Why history matters

The commemoration of the Genocide against the Tutsi is a time to remember the victims and express solidarity with the survivors.

Monday, February 11, 2019

In a little over a month and a half, Rwandans will be commemorating the Genocide against the Tutsi. Though it really doesn’t bear thinking about, the period is important in the history of Rwanda.

It is a time to remember the victims of the genocide and express solidarity with the survivors.

It is a moment to face up to our past the better to fashion a future we want and commit to such horrors never happening again.

For all this to happen, we need to keep a proper historical perspective, both of the events being commemorated and, more generally, of history in broad terms. That requires the understanding of history and appreciation of its importance in our lives.
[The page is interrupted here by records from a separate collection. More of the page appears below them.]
#ifndef OFDM_NS_T128
#define OFDM_NS_T128 2
#endif
#ifndef OFDM_MINW_T128
#define OFDM_MINW_T128 3
#endif
#ifndef OFDM_FLAGS_T128
#define OFDM_FLAGS_T128 0u
#endif
#ifndef OFDM_FLAGS_T256
#define OFDM_FLAGS_T256 0u
#endif
#ifndef OFDM_LANE_TW
#define OFDM_LANE_TW 1
#endif
#ifndef OFDM_SCATTER_HOIST
// ... 79 lines not shown
    int* const qslot = reinterpret_cast<int*>(smem + DG::Q_OFF);
    int64_t chunk = blockIdx.x;
    if (a.work) {
        if (tid == 0) *qslot = int(atomicAdd(a.work, 1u));
        __syncthreads();
        chunk = *qslot;
    }
    for (; chunk < n_chunks;) {
    const int frame = int(chunk / a.chunks_per_frame);
    const int cidx = int(chunk % a.chunks_per_frame);
    const int trips = (a.n_dsym + NS - 1) / NS;
    const int ds0 = int(int64_t(cidx) * trips / a.chunks_per_frame) * NS;
    const int ds1 = min(int(int64_t(cidx + 1) * trips / a.chunks_per_frame) * NS, a.n_dsym);
    constexpr bool active = true;

    const int Kd = KD > 0 ? KD : rx.Kd, L = rx.L, S = rx.S, D = rx.D;
    const int tsr0 = a.tsr[frame * 4 + 0];
    const bool frame_on = (HG || UNITS) ? (a.tsr[frame * 4 + 3] != 0) : true;
    const int src_frame = UNITS ? frame / a.units_per_frame : frame;
    const cf* frame_iq = a.iq + int64_t(L2IN ? (blockIdx.x & 7) : src_frame) * a.frame_stride;
    const cf* rotp = (UNITS && ROT) ? a.rot + int64_t(max(a.rot_idx[src_frame], 0)) * N : a.rot;

    const cf* gain = a.gain + int64_t(frame) * Kd;
    cf* glds = smem + DG::G_OFF;
    const cf* gsrc = GLDS ? glds : gain;
    if constexpr (GLDS) {
        for (int i = 2 * tid; i < Kd; i += 2 * DG::WG) *reinterpret_cast<float4*>(glds + i) = *reinterpret_cast<const float4*>(gain + i);
    }
    float4 greg[GREG ? Q : 1][2];
    if constexpr (GREG) {
#pragma unroll
        for (int q = 0; q < Q; ++q)
#pragma unroll
            for (int hx = 0; hx < 2; ++hx) {
                const int idx = 4 * T * q + 256 * (t >> 6) + 128 * hx + 2 * (t & 63);
                greg[q][hx] = idx < Kd ? *reinterpret_cast<const float4*>(gain + idx) : float4{0.f, 0.f, 0.f, 0.f};
            }
    }

    const float sqrt_kd = sqrtf(float(Kd));
    const int n_iter = (ds1 - ds0 + NS - 1) / NS;
    struct Sym {
        bool valid, compute;
        int64_t start, orow;
    };
    auto sym_of = [&](int it) {
        Sym sy;
        const int itr = it;
        const int ds = ds0 + itr * NS + slot;
        sy.valid = active && it < n_iter && ds < ds1;
        const int p = ds / D, n_ = ds - p * D;
        const int64_t pat_ptr = int64_t(tsr0) + int64_t(S) * L * (int64_t(p) * (S + D) + 1);
        sy.compute = sy.valid && (HG ? frame_on : (pat_ptr + N - 1 <= a.frame_len)) && (!UNITS || frame_on);
        sy.start = pat_ptr + int64_t(L) * n_;
        sy.orow = int64_t(frame) * a.rows_per_frame + (p * a.row_stride_pat + n_);
        return sy;
    };
    cf v[P];
    auto load_sym = [&](const Sym& sy) {
        if (sy.compute && sy.start >= 0 && sy.start + N <= a.frame_len) {
            const cf* src = frame_iq + sy.start + t;
#pragma unroll
            for (int n0 = 0; n0 < P; ++n0) v[n0] = NTL ? __builtin_nontemporal_load(src + T * n0) : src[T * n0];
            if constexpr (ROT) {
#pragma unroll
                for (int n0 = 0; n0 < P; ++n0) v[n0] = cmul(v[n0], rotp[t + T * n0]);
            }
        } else {
            const int64_t before = -sy.start, left = a.frame_len - sy.start;
            const int lo = int(before < 0 ? 0 : (before < N ? before : N)), hi = int(left < 0 ? 0 : (left < N ? left : N));
            const bool any = sy.compute && hi > lo;
            int tq = t;
            asm volatile("" : "+v"(tq));
#pragma unroll
            for (int n0 = 0; n0 < P; ++n0) {
                const int e = tq + T * n0;
                const cf x = any ? frame_iq[sy.start + min(max(e, lo), hi - 1)] : cf{0.f, 0.f};
                v[n0] = (any && e >= lo && e < hi) ? x : cf{0.f, 0.f};
                if constexpr (ROT) v[n0] = cmul(v[n0], rotp[tq + T * n0]);
            }
        }
    };

    Sym cur = sym_of(0);
    if constexpr (PIPE) load_sym(cur);
    if constexpr (WL) wg_barrier();
    for (int it = 0; it < n_iter; ++it) {
        if constexpr (!PIPE) {
            cur = sym_of(it);
            load_sym(cur);
        }
        const bool sym_valid = cur.valid, compute = cur.compute;
        const int64_t orow = cur.orow;
        stamp(0);
        if constexpr (STAMP) asm volatile("s_waitcnt vmcnt(0)" ::: "memory");
        stamp(1);
        if constexpr (STAMP) {
            fft_pass0_store<N>(v, lds, tw, t);
            wg_barrier();
            stamp(2);
            if constexpr (PL::THREE) {
                fft_pass1_load<N>(v, lds, t);
                wg_barrier();
                fft_pass1_store<N>(v, lds, w1tab, t);
                wg_barrier();
            }
            stamp(3);
            fft_last_load<N>(v, lds, t);
            fft_last_dft<N>(v);
        } else {
            wg_fft<N, decltype(tw), WL>(v, lds, tw, w1tab, t);
        }
        slot_sync<WL>();

        int Kd_ = Kd;
#if !OFDM_SCATTER_HOIST
        asm volatile("" : "+s"(Kd_));
#endif
        const int hk = Kd_ >> 1;
        const int off_neg = hk - N, off_pos = hk - 1;
        float pse = 0.f;
#pragma unroll
        for (int j = 0; j < PL::C; ++j) {
#pragma unroll
            for (int kl = 0; kl < PL::RL; ++kl) {
#if OFDM_SCATTER_SKIP
                if constexpr (T >= 64) {
                    const int base = T * j + PL::NC * kl;
                    if (base > hk && base + T - 1 < N - hk) continue;
                }
#endif
                const int k = (t + T * j) + PL::NC * kl;
#if OFDM_SCATTER_SKIP
                if constexpr (T >= 64) {
                    const int base = T * j + PL::NC * kl;
                    const bool all_pos = base >= 1 && base + T - 1 <= hk, all_neg = base >= N - hk && hk < N / 2;
                    if (all_pos || all_neg) {
                        lds[k + (all_neg ? off_neg : off_pos)] = v[out_slot<N>(j, kl)];
                        if constexpr (PSE) pse += cnorm2(v[out_slot<N>(j, kl)]);
                        continue;
                    }
                }
#endif
                int i = k + ((k >= N - hk) ? off_neg : off_pos);
                if (j == 0 && kl == 0) i = (k == 0) ? N : i;
                lds[i] = v[out_slot<N>(j, kl)];
                if constexpr (PSE) pse += (unsigned(i) < unsigned(Kd_)) ? cnorm2(v[out_slot<N>(j, kl)]) : 0.f;
            }
        }
        if (Kd_ == N) {
#pragma unroll
            for (int j = 0; j < PL::C; ++j) {
#pragma unroll
                for (int kl = 0; kl < PL::RL; ++kl)
                    if ((t + T * j) + PL::NC * kl == N / 2) {
                        lds[N - 1] = v[out_slot<N>(j, kl)];
                        if constexpr (PSE) pse += cnorm2(v[out_slot<N>(j, kl)]);
                    }
            }
        }
        if constexpr (PSE) {
            pse = lanes_sum<T>(pse);
            if constexpr (T > 64) {
                if ((t & 63) == 0) red[t >> 6] = pse;
            }
        }
// ... 84 lines not shown
                                g = greg[q][hx];
                            else
                                g = *reinterpret_cast<const float4*>(g_lane + cofs);
                            const float4 av = *reinterpret_cast<const float4*>(l_lane + cofs);
                            cf z[2] = {cf{av.x, av.y} * scale, cf{av.z, av.w} * scale};
                            cmul2(z[0], cf{g.x, g.y}, z[1], cf{g.z, g.w});
                            if (eq_row) {
                                typedef float f4 __attribute__((ext_vector_type(4)));
                                const f4 ov = f4{z[0].x, z[0].y, z[1].x, z[1].y};
                                cf* const blk = eq_row + cofs;
#ifdef OFDM_EXPERIMENTS
                                constexpr unsigned SPOL = (FLAGS >> 12) & 3u;
                                if constexpr (SPOL == 1) {
                                    asm volatile("global_store_dwordx4 %0, %1, %2 sc1" ::"v"(eq_off), "v"(ov), "s"(blk) : "memory");
                                } else if constexpr (SPOL == 2) {
                                    asm volatile("global_store_dwordx4 %0, %1, %2 sc0 sc1" ::"v"(eq_off), "v"(ov), "s"(blk) : "memory");
                                } else if constexpr (SPOL == 3) {
                                    asm volatile("global_store_dwordx4 %0, %1, %2 sc0 sc1 nt" ::"v"(eq_off), "v"(ov), "s"(blk) : "memory");
                                } else
#endif
                                if constexpr (NT) {
                                    asm volatile("global_store_dwordx4 %0, %1, %2 nt" ::"v"(eq_off), "v"(ov), "s"(blk) : "memory");
                                } else {
                                    asm volatile("global_store_dwordx4 %0, %1, %2" ::"v"(eq_off), "v"(ov), "s"(blk) : "memory");
                                }
                            }
                            if constexpr (BMODE == 1) wp[hx] = pack2<MOD, ASMB>(z);
                            if constexpr (BMODE == 2) store_bits_pair_unpacked<MOD>(bits_row + cofs * MOD, unsigned(lane_e), z);
                        };
                        if (base + 128 <= Kd_) {
                            pair();
                        } else if (base < Kd_) {
                            if (base + 2 * lnm < Kd_) pair();
                        }
                    }
                    if constexpr (BMODE == 1) {
                        const bool odd = (ln & 1) != 0;
                        const unsigned recv = unsigned(__builtin_amdgcn_mov_dpp(int(odd ? wp[0] : wp[1]), 0xB1, 0xF, 0xF, false));
                        const unsigned w4 = odd ? ((recv << (2 * MOD)) | wp[1]) : ((wp[0] << (2 * MOD)) | recv);
                        const int ge = lane_e + (odd ? 126 : 0);
                        uint8_t* const brow = bits_row + (4 * T * q / 4) * (MOD / 2);
                        if (b0 + 256 <= Kd_) {
                            store_packed4<MOD>(brow, unsigned(ge), w4);
                        } else if (4 * T * q + ((KD > 0) ? opaque_lane(ge) : ge) < Kd_) {
                            store_packed4<MOD>(brow, unsigned(ge), w4);
                        }
                    }
                }
            }
        } else {
#pragma unroll
            for (int q = 0; q < Q; ++q) {
                const int idx = 4 * (t + T * q);
                if (idx < Kd_) {
                    const bool four = idx + 2 < Kd_;
                    const float4 g01 = *reinterpret_cast<const float4*>(gsrc + idx);
                    const float4 g23 = (GLDS || four) ? *reinterpret_cast<const float4*>(gsrc + idx + 2) : float4{0.f, 0.f, 0.f, 0.f};
                    const float4 a01 = *reinterpret_cast<const float4*>(lds + idx);
                    const float4 a23 = *reinterpret_cast<const float4*>(lds + idx + 2);
                    cf z[4] = {cf{a01.x, a01.y} * scale, cf{a01.z, a01.w} * scale, cf{a23.x, a23.y} * scale,
                               cf{a23.z, a23.w} * scale};
                    cmul3(z[0], cf{g01.x, g01.y}, z[1], cf{g01.z, g01.w}, z[2], cf{g23.x, g23.y});
                    z[3] = cmul(z[3], cf{g23.z, g23.w});
                    if (a.eq) {
                        float4* o = reinterpret_cast<float4*>(a.eq + orow * Kd_ + idx);
                        const float4 o0 = float4{z[0].x, z[0].y, z[1].x, z[1].y}, o1 = float4{z[2].x, z[2].y, z[3].x, z[3].y};
                        if constexpr (NT) {
                            typedef float f4 __attribute__((ext_vector_type(4)));
                            f4* on = reinterpret_cast<f4*>(o);
                            __builtin_nontemporal_store(f4{o0.x, o0.y, o0.z, o0.w}, on);
                            if (four) __builtin_nontemporal_store(f4{o1.x, o1.y, o1.z, o1.w}, on + 1);
                        } else {
                            o[0] = o0;
                            if (four) o[1] = o1;
                        }
                    }
                    if constexpr (BMODE != 0) store_bits<MOD, BMODE, ASMB>(a.bits, orow * Kd_ + idx, z, four ? 4 : 2);
                }
            }
        }
        stamp(6);
        slot_sync<WL>();
        stamp(7);
    }
    if (!a.work) break;
    __syncthreads();
    if (tid == 0) *qslot = int(atomicAdd(a.work, 1u));
    __syncthreads();
    chunk = *qslot;
    }
    if (a.work) {
        if (tid == 0 && atomicAdd(a.work + 1, 1u) == gridDim.x - 1) {
            atomicExch(a.work, 0u);
            atomicExch(a.work + 1, 0u);
        }
    }
    if constexpr (STAMP) {
        if ((tid & 63) == 0 && a.stamps) {
            unsigned* o = a.stamps + (int64_t(blockIdx.x) * (DG::WG / 64) + (tid >> 6)) * 8;
#pragma unroll
            for (int i = 0; i < 8; ++i) o[i] = acc[i];
        }
    }
}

History matters. Dr Jean-Damascene Bizimana, the Executive Secretary of the National Commission for the Fight against Genocide, put his finger on it at a news conference Friday, February 8 when he announced that this year’s commemoration activities will focus on the youth and history.

He said that a whole generation of young people, about 60% of the population were born after the genocide and know little or nothing about the history of the period and so must be educated about it.

He is right, of course. But it is not only young people who need history lessons. Adults too need them, some to stop them running away from the real events or falsifying them, others to have blinkers they have been wearing for a long time removed, and many more to appreciate the true value of history.

This is necessary because we do not hear much about history, for a number of reasons.

One reason is that we live in rapidly changing times where new developments mean that past events become quickly outdated and easily forgotten, and the tendency is to look almost entirely to where we are going and hardly where we have come from.

Yet, while change and the dizzying pace at which it is happening has become a fact of our existence, it should not make the past irrelevant. We need to maintain a balance and a common sense view of the world that history gives.

We understand today and make projections for tomorrow because we know about yesterday. We can only make sense of the present when we have a good view of the past and understand the relationship between them.

A second reason is that today’s talk about science and technology, the very things responsible for the rapidly changing world, has drowned history from the popular discourse.

There is an understandable rush to get on the science and technology rocket. The marvels of recent innovations are so bewitchingly seductive and their applications to ordinary life so attractive that they have simply taken over everything.

The danger, of course, is that we may start looking at the world from a utilitarian viewpoint only and ignore or undervalue the less tangible or the creative aspects of human existence like history, literature and art. Indeed a few years ago the history department at the University of Rwanda nearly closed.

History has also suffered from a popular but mistaken view of it as a catalogue of past events and dates with no bearing on the present. This view is an undesirable product of our school system where history is presented as a disconnected set of facts, dates and events to be memorised and reproduced when required by teachers and examiners.

Yet this need not be so. Those untainted by the school system have a better understanding of history. They see it as a story or stories with plots and characters and real settings.

There are heroes and villains, loyal people and traitors, the brave and cowards, all playing their part in momentous events that shaped various societies.

That is how many of us were introduced to history, not at the feet of learned professors (although that became important later on) but from the lips of great story tellers. They told of events of great moral or political import, of exceptional courage or despicable cowardice, of people who brought honour and glory to their societies or who visited infamy on them.

It was always so whether they were narrating the shifting fortunes of great battles, succession struggles often decided by treachery and cunning, or of famine or disease when acts of ingenuity saved a nation from destruction. They told stories that started in the past, ran to the present and continued into the future. Even today the greatest historians are also excellent story tellers.

In all this one thing is clear. History matters. We still have to learn about human experience and progress over time, discover the values, creativity and inventions that have enabled our continued existence, and the relationship between events and change that explain who we are, where we are today and the likely place we will be at tomorrow.

The views expressed in this article are of the author.